День был в тягость. Хотелось уснуть, уснуть и обо всем забыть, уснуть, а потом проснуться и обнаружить, что затянувшийся кошмар чудесным образом рассеялся.
Они ввели ограничения в еде: по одному пингвину в день на каждого. Лучшие куски поджаривали к обеду на жире морского котика, из прочего – остатков мяса, раздробленных костей и даже шкуры, которой раньше пренебрегали, – готовили странное варево, которое часами томилось на медленном огне. Утром и вечером они разбавляли его кипятком и, нахлебавшись горячей жижи, недолго наслаждались ощущением сытости. Все остальное время от голода сводило желудок, знобило, голова кружилась, темнело в глазах, двигались они скованно, будто спеленутые паутиной. Голод подтачивал ум, мешал думать, строить планы или хотя бы представлять завтрашний день. От безделья они впали в оцепенение. Единственные занятия – напилить досок для печки, принести воды да набрать в отлив горстку ракушек, но даже и это они делали через силу. Все остальное время просто сидели у печки.

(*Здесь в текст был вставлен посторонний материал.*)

__global__ __launch_bounds__(64) void k_ba_accept(void* ws, BaDims dm) {
  const BaWin v = view(ws, dm, blockIdx.x);
  BaState* S = v.st;
  if (!S->active) return;
  const int n = S->n;
  __shared__ int s_acc;
  __shared__ double s_sum;
  {
    const int nc = (S->L + dm.LPU - 1) / dm.LPU;
    double part = 0.0;
    if (!S->fail)
      for (int i = threadIdx.x; i < nc; i += 64) part += v.cp[i];
    part = wave_sum(part);
    if (threadIdx.x == 0) s_sum = 0.5 * part;
  }
  __syncthreads();
  if (threadIdx.x == 0) {
    s_acc = 0;
    if (S->fail) {
      S->lam = fmin(S->lam * 10.0, 1e7);
      S->fail = 0;
    } else {
      double c = s_sum;
      if (c < S->cost) {
        S->cost = c;
        S->lam = fmax(S->lam / 10.0, 1e-7);
        S->parity ^= 1;
        S->acc += 1;
        s_acc = 1;
      } else {
        S->lam = fmin(S->lam * 10.0, 1e7);
      }
    }
  }
  __syncthreads();
  if (s_acc)
    for (int i = threadIdx.x; i < n * 12; i += blockDim.x) S->T[i / 12][i % 12] = S->Tt[i / 12][i % 12];
}

__global__ void k_ba_final(const double* __restrict__ Trel, void* ws, BaDims dm, int first_end,
                           double* __restrict__ Tout_all, double* __restrict__ stats) {
  const int wi = blockIdx.x;
  const BaWin v = view(ws, dm, wi);
  const BaState* S = v.st;
  double* Tout = Tout_all + (int64_t)wi * 16;
  double* st = stats + (int64_t)wi * 6;
  if (threadIdx.x != 0) return;
  const int e = first_end + wi, n = S->n;
  if (!S->active) {
    for (int i = 0; i < 16; ++i) Tout[i] = Trel[(int64_t)(e - 1) * 16 + i];
    for (int i = 0; i < 6; ++i) st[i] = 0.0;
    st[4] = (double)n;
    return;
  }
  const double* A = S->T[n - 1];
  const double* B = S->T[n - 2];
  double Bi[12];
  for (int i = 0; i < 3; ++i)
    for (int j = 0; j < 3; ++j) Bi[3 * i + j] = B[3 * j + i];
  for (int i = 0; i < 3; ++i) Bi[9 + i] = -(Bi[3 * i] * B[9] + Bi[3 * i + 1] * B[10] + Bi[3 * i + 2] * B[11]);
  double C[12];
  mat_mul_T(A, Bi, C);
  for (int i = 0; i < 3; ++i) {
    for (int j = 0; j < 3; ++j) Tout[4 * i + j] = C[3 * i + j];
    Tout[4 * i + 3] = C[9 + i];
  }
  Tout[12] = Tout[13] = Tout[14] = 0.0;
  Tout[15] = 1.0;
  st[0] = S->cost0;
  st[1] = S->cost;
  st[2] = (double)S->L;
  st[3] = (double)S->O;
  st[4] = (double)n;
  st[5] = (double)S->acc;
}

__global__ void k_ba_export(void* ws, BaDims dm, int wi, double* __restrict__ xyz, int32_t* __restrict__ count) {
  const BaWin v = view(ws, dm, wi);
  const BaState* S = v.st;
  const int L = S->active ? S->L : 0;
  const double* X = cur_X(v, S);
  if (blockIdx.x == 0 && threadIdx.x == 0) *count = L;
  for (int i = blockIdx.x * blockDim.x + threadIdx.x; i < 3 * L; i += gridDim.x * blockDim.x) xyz[i] = X[i];
}

BaDims make_dims(const fvo_ctx* ctx) {
  const fvo_config& c = ctx->cfg;
  BaDims d{};
  d.Lmax = c.ba_max_landmarks;
  d.Omax = c.ba_max_obs;
  d.K = c.ba_window;
  d.cap = ctx->kp_cap;
  d.NR = 6 * (d.K - 1) < 63 ? 64 : 128;
  d.LPC = d.NR == 64 ? kLinLPC64 : kLinLPC64 / 2;
  d.NCH = (d.Lmax + d.LPC - 1) / d.LPC;
  d.NPART = d.NCH / kLinChunksPerPart;
  d.NPART = d.NPART < 1 ? 1 : d.NPART > kLinParts ? kLinParts : d.NPART;
  if (d.NPART > d.NCH) d.NPART = d.NCH;
  d.NCU = (d.Lmax + kBlock - 1) / kBlock;
  d.LPU = kBlock / (d.K <= 16 ? kUpdGluShort : kUpdGluLong);
  d.NCUP = (d.Lmax + d.LPU - 1) / d.LPU;
  int64_t o = 0;
  auto take = [&](int64_t bytes) {
    int64_t r = o;
    o += (bytes + 255) / 256 * 256;
    return r;
  };
  d.oSt = take((int64_t)sizeof(BaState));
  d.oX0 = take(8ll * 3 * d.Lmax);
  d.oX1 = take(8ll * 3 * d.Lmax);
  d.oL = take(8ll * 6 * d.Lmax);
  d.oG = take(8ll * 3 * d.Lmax);
  d.oLs = take(4ll * (d.Lmax + 1));
  d.oObs = take((int64_t)sizeof(BaObs) * d.Omax);
  d.oFl = take(4ll * d.Omax);
  d.oGp = take(8ll * d.NPART * d.NR * d.NR);
  d.oCp = take(8ll * (d.NCU > d.NCUP ? d.NCU : d.NCUP));
  d.oNext = take(4ll * kKMax * d.cap);
  d.oHdr = take(4ll * (8 + kKMax + 1));
  d.oBld = take(4ll * kBldInts);
  d.win = o;
  return d;
}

Людовика все сильнее терзал глухой кашель. Он уверял, что это обычная простуда, которая быстро пройдет, но Луиза видела, как он, стараясь, чтобы по лицу ничего не было заметно, инстинктивно прижимал руку к груди. Он страшно исхудал, кости болезненно выпирали под кожей. И ходил он теперь мелкими стариковскими шажками, двигался с трудом и очень уставал. Но, несмотря ни на что, по-прежнему пытался раздуть огонек своего легендарного оптимизма. Вырезал из деревяшек кубики для игры в кости и домино, старательно их отполировал. Луизу раздражало, что он поглощен этой бесполезной работой, но делать все равно больше было нечего, так пусть хоть чем-то себя займет. А особенно ее бесило то, что он делал вид, будто жизнь налажена.
– Сыграем разок? Мне надо отыграться, ты в прошлый раз меня обошла. На этот раз ставлю свою вечернюю миску супа.
– Хватит валять дурака, посмотри на себя, от тебя кожа да кости остались.